OMG, he's beautiful !!!


----------



## CAROLINA MOM (May 12, 2009)

Isn't he???? I was going through the Lost Dog ads on Clist, I remember someone having lost a golden with a Clemson collar on, but can't find an ad for it and it was some time ago. He's been at the shelter since 7/1.

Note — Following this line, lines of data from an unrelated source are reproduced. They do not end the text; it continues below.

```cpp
__device__ __forceinline__ Rot make_rotation(float alpha, float beta, float gamma, float tol) {
    Rot r{1.f, 0.f, 0.f, 0.f, false, false};
    const float cosv = gamma * __builtin_amdgcn_rsqf(alpha) * __builtin_amdgcn_rsqf(beta);
    if (!(fabsf(cosv) > tol)) return r;
    r.strong = cosv * cosv > tol;
    const float zeta = (beta - alpha) * __builtin_amdgcn_rcpf(2.f * gamma);
    const float az = fabsf(zeta);
    float t = az > 1e8f ? 0.5f * __builtin_amdgcn_rcpf(az)
                        : __builtin_amdgcn_rcpf(az + __builtin_amdgcn_sqrtf(fmaf(zeta, zeta, 1.f)));
    t = copysignf(t, zeta);
    r.t = t;
    r.c = __builtin_amdgcn_rsqf(fmaf(t, t, 1.f));
// ... 767 lines not shown
            (void)hipFuncSetAttribute((const void*)jacobi_lds_kernel<20, 20, 8>,
                                      hipFuncAttributeMaxDynamicSharedMemorySize, BASD_JACOBI_LDS_LIMIT);
            jacobi_lds_kernel<20, 20, 8><<<batch, threads, lds8p, stream>>>(W, batch_stride, rows_dot, rows_tot, n, n_arr,
                                                                            max_sweeps, tol, colnorm, colnorm_stride,
                                                                            sweeps_out);
            BASD_RETURN_LAST();
        }
    }

    if (g_jacobi_ordering == 1 && !stacked && !n_arr && n_even >= 8 && rows_tot == rows_dot &&
        (lanes == 0 || lanes == 4) && (g_jacobi_lanes == 4 || (batch >= 128 && n_even >= 40) || n_even >= 96)) {
        static const int o_epl[] = {8, 16, 24, 36, 50};
        int e4 = 0;
        for (int e : o_epl)
            if (4 * e >= rows_tot) { e4 = e; break; }
        const int G = n_even / 2;
        const size_t lds_oe = (size_t)(G + 1) * (plain4_ld(e4) + 2) * sizeof(float);
        const int threads = ((G * 4 + 63) / 64) * 64;
        if (e4 && threads <= 512 && lds_oe <= BASD_JACOBI_LDS_LIMIT) {
#define LAUNCH_OE(E)                                                                                                  \
    do {                                                                                                              \
        if (lds_oe > 48 * 1024)                                                                                       \
            (void)hipFuncSetAttribute((const void*)jacobi_oe_kernel<E>, hipFuncAttributeMaxDynamicSharedMemorySize,   \
                                      BASD_JACOBI_LDS_LIMIT);                                                         \
        jacobi_oe_kernel<E><<<batch, threads, lds_oe, stream>>>(W, batch_stride, rows_tot, n, max_sweeps, tol, colnorm, \
                                                                colnorm_stride, sweeps_out);                          \
    } while (0)
            switch (e4) {
                case 8: LAUNCH_OE(8); break;
                case 16: LAUNCH_OE(16); break;
                case 24: LAUNCH_OE(24); break;
                case 36: LAUNCH_OE(36); break;
                default: LAUNCH_OE(50); break;
            }
#undef LAUNCH_OE
            BASD_RETURN_LAST();
        }
    }

    if (!stacked && !n_arr && n_even >= 8 && (lanes == 4 || (lanes == 0 && batch >= 128 && n_even >= 40))) {
        static const int p_epl[] = {8, 16, 24, 36, 50};
        int e4 = 0;
        for (int e : p_epl)
            if (4 * e >= rows_tot) { e4 = e; break; }
// ... 233 lines not shown
```

### vit-inductive-bias-distillation_amd/csrc/procrustes.hip

```cpp
#include "basd_common.h"
#include "../../include/basd_hip.h"

namespace basd {

typedef double f64x4 __attribute__((ext_vector_type(4)));

template <typename T>
__global__ void __launch_bounds__(256) token_weights_kernel(const void* const* __restrict__ attn_ptrs,
                                                            const float* __restrict__ mix, int L, long sb, long sh,
                                                            long sq, long sk, int H, int A, int has_cls, int n_a,
                                                            int n_t, int n_s, const int* __restrict__ atap0,
                                                            const int* __restrict__ atap1,
                                                            const float* __restrict__ alam,
                                                            const int* __restrict__ tap0,
                                                            const int* __restrict__ tap1,
                                                            const float* __restrict__ lam, float* __restrict__ omega,
                                                            float* __restrict__ omega_t, float* __restrict__ raw_out) {
    extern __shared__ float sm[];
    float* raw = sm;
    float* w = sm + n_a;
    __shared__ float red[32];
    const int b = blockIdx.x, tid = threadIdx.x;
    for (int j = tid; j < n_a; j += blockDim.x) {
        float acc = 0.f;
// ... 6 lines not shown
            }
            acc /= (float)H;
        } else {
            for (int h = 0; h < H; ++h)
                for (int q = 0; q < A; ++q) {
                    float m = 0.f;
                    for (int l = 0; l < L; ++l)
                        m += mix[l] * ldg_f32((const BASD_GLOBAL_AS T*)attn_ptrs[l] + (b * sb + h * sh + q * sq + (long)j * sk));
                    acc += m;
                }
            acc /= (float)(H * A);
        }
        raw[j] = acc;
        if (raw_out) raw_out[(long)b * n_a + j] = acc;
    }
    __syncthreads();
    float part = 0.f;
    for (int n = tid; n < n_s; n += blockDim.x) {
        float v;
        if (atap0) {
            const float l1 = alam[n];
            v = (1.f - l1) * raw[atap0[n]] + l1 * raw[atap1[n]];
        } else {
            v = raw[n];
        }
        w[n] = v;
        part += v;
    }
    const float total = block_sum(part, red);
    for (int n = tid; n < n_s; n += blockDim.x) {
        const float v = w[n] / total;
        w[n] = v;
        omega[(long)b * n_s + n] = v;
    }
    __syncthreads();
    for (int j = tid; j < n_t; j += blockDim.x) {
        float acc = 0.f;
        if (tap0) {
            for (int n = 0; n < n_s; ++n) {
                const float l1 = lam[n];
                if (tap0[n] == j) acc += (1.f - l1) * w[n];
                if (tap1[n] == j) acc += l1 * w[n];
            }
        } else {
            acc = w[j];
        }
        omega_t[(long)b * n_t + j] = acc;
    }
}

template <typename T>
__global__ void __launch_bounds__(256) student_project_kernel(const T* __restrict__ X, long sb, long sn, int n_s,
                                                              int n_t, int D, const float* __restrict__ omega,
                                                              const int* __restrict__ tap0,
                                                              const int* __restrict__ tap1,
                                                              const float* __restrict__ lam,
                                                              const int* __restrict__ range0,
                                                              const int* __restrict__ range1,
                                                              float* __restrict__ mu_out, float* __restrict__ tr_part,
                                                              float* __restrict__ Ap) {
    extern __shared__ float sm[];
    float* w = sm;
    __shared__ float red[4][64];
// ... 376 lines not shown
                                                                   int D, float* __restrict__ mu_out,
                                                                   float* __restrict__ Tc) {
    const int d = blockIdx.x * 256 + threadIdx.x, chunk = blockIdx.y;
    const long gb = blockIdx.z, GB = gridDim.z;
    if (d >= D) return;
    float mu = 0.f;
    for (int c = 0; c < chunks; ++c) mu += chunk_sum[((long)c * GB + gb) * D + d];
    if (chunk == 0) mu_out[gb * D + d] = mu;
    const int j_lo = chunk * TCS_ROWS, j_hi = j_lo + TCS_ROWS < n ? j_lo + TCS_ROWS : n;
    float* out = Tc + gb * n * D + d;
    for (int j = j_lo; j < j_hi; ++j) out[(long)j * D] -= mu;
}

constexpr int G64_BK = 32, G64_LD = 36, G64_TPW = 8;

__global__ void __launch_bounds__(1024) gram_f64_kernel(const float* __restrict__ P, long p_batch_stride, int n, int D,
                                                        double* __restrict__ G, long g_batch_stride,
                                                        long g_split_stride) {
    extern __shared__ __attribute__((aligned(16))) float tile[];
    const int b = blockIdx.x, tid = threadIdx.x, lane = tid & 63, wave = tid >> 6, nw = blockDim.x >> 6;
    G += (long)blockIdx.y * g_split_stride;
    const int nt = (n + 15) / 16, ntiles = nt * (nt + 1) / 2;
    const float* Pb = P + (long)b * p_batch_stride;
    f64x4 acc[G64_TPW];
#pragma unroll
    for (int t = 0; t < G64_TPW; ++t) acc[t] = f64x4{0., 0., 0., 0.};
    int ti[G64_TPW], tj[G64_TPW];
#pragma unroll
    for (int t = 0; t < G64_TPW; ++t) {
        const int lin = wave + (t + (int)blockIdx.z * G64_TPW) * nw;
        int r = 0;
        if (lin < ntiles) {
            r = (int)((sqrtf(8.f * lin + 1.f) - 1.f) * 0.5f);
            while ((r + 1) * (r + 2) / 2 <= lin) ++r;
            while (r * (r + 1) / 2 > lin) --r;
            ti[t] = r;
            tj[t] = lin - r * (r + 1) / 2;
        } else {
            ti[t] = -1;
            tj[t] = -1;
        }
    }
    const int rows_pad = nt * 16;
    const int i16 = lane & 15, kq = lane >> 4;
    for (int k0 = blockIdx.y * G64_BK; k0 < D; k0 += G64_BK * gridDim.y) {
        __syncthreads();
        for (int idx = tid; idx < rows_pad * (G64_BK / 4); idx += blockDim.x) {
            const int r = idx / (G64_BK / 4), c4 = (idx - r * (G64_BK / 4)) * 4, k = k0 + c4;
            float4 v = make_float4(0.f, 0.f, 0.f, 0.f);
            if (r < n) {
                const float* p = Pb + (long)r * D + k;
                if (k + 3 < D) {
                    v = *(const float4*)p;
                } else {
                    if (k < D) v.x = p[0];
                    if (k + 1 < D) v.y = p[1];
                    if (k + 2 < D) v.z = p[2];
                }
            }
            *(float4*)(tile + r * G64_LD + c4) = v;
        }
        __syncthreads();
#pragma unroll
        for (int g = 0; g < G64_BK / 16; ++g) {
#pragma unroll
            for (int t = 0; t < G64_TPW; ++t) {
                if (ti[t] < 0) continue;
                const float4 a = *(const float4*)(tile + (ti[t] * 16 + i16) * G64_LD + g * 16 + 4 * kq);
                const float4 bb = *(const float4*)(tile + (tj[t] * 16 + i16) * G64_LD + g * 16 + 4 * kq);
                acc[t] = __builtin_amdgcn_mfma_f64_16x16x4f64((double)a.x, (double)bb.x, acc[t], 0, 0, 0);
                acc[t] = __builtin_amdgcn_mfma_f64_16x16x4f64((double)a.y, (double)bb.y, acc[t], 0, 0, 0);
                acc[t] = __builtin_amdgcn_mfma_f64_16x16x4f64((double)a.z, (double)bb.z, acc[t], 0, 0, 0);
                acc[t] = __builtin_amdgcn_mfma_f64_16x16x4f64((double)a.w, (double)bb.w, acc[t], 0, 0, 0);
            }
        }
    }
    double* Gb = G + (long)b * g_batch_stride;
#pragma unroll
    for (int t = 0; t < G64_TPW; ++t) {
        if (ti[t] < 0) continue;
        const int col = tj[t] * 16 + (lane & 15);
#pragma unroll
        for (int r = 0; r < 4; ++r) {
            const int row = ti[t] * 16 + (lane >> 4) + 4 * r;
            if (row < n && col < n) {
                Gb[(long)row * n + col] = acc[t][r];
                Gb[(long)col * n + row] = acc[t][r];
            }
        }
    }
}

__global__ void __launch_bounds__(256) gram_f64_reduce_kernel(const double* __restrict__ slabs, long split_stride,
                                                              int splits, long count, double* __restrict__ G) {
    const long i = (long)blockIdx.x * 256 + threadIdx.x;
    if (i >= count) return;
    double acc = 0.;
    for (int s2 = 0; s2 < splits; ++s2) acc += slabs[(long)s2 * split_stride + i];
    G[i] = acc;
}
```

I PM Merlin's Mom since she is with GRRCC-I know if this boy's time is up, he will then be available to a Rescue but not until then since he is considered Healthy and very adoptable.


----------



## MillysMom (Nov 5, 2008)

Anyone know if this shelter allows out-of-area adoptions? He's very handsome, and one of my best friends is looking to adopt a lab or golden, but she's in Texas.


----------



## Merlins mom (Jun 20, 2007)

Checking to see if our intake is aware of him....


----------



## Merlins mom (Jun 20, 2007)

He looks like Merlin in the face.....sigh


----------



## Merlins mom (Jun 20, 2007)

I just called the shelter and he is no longer there. the guy didn't know any details. Hopefully he was adopted.


----------



## CAROLINA MOM (May 12, 2009)

Thanks Merlins Mom!


----------



## fostermom (Sep 6, 2007)

Gosh, I hope he was adopted. He is absolutely stunning!


----------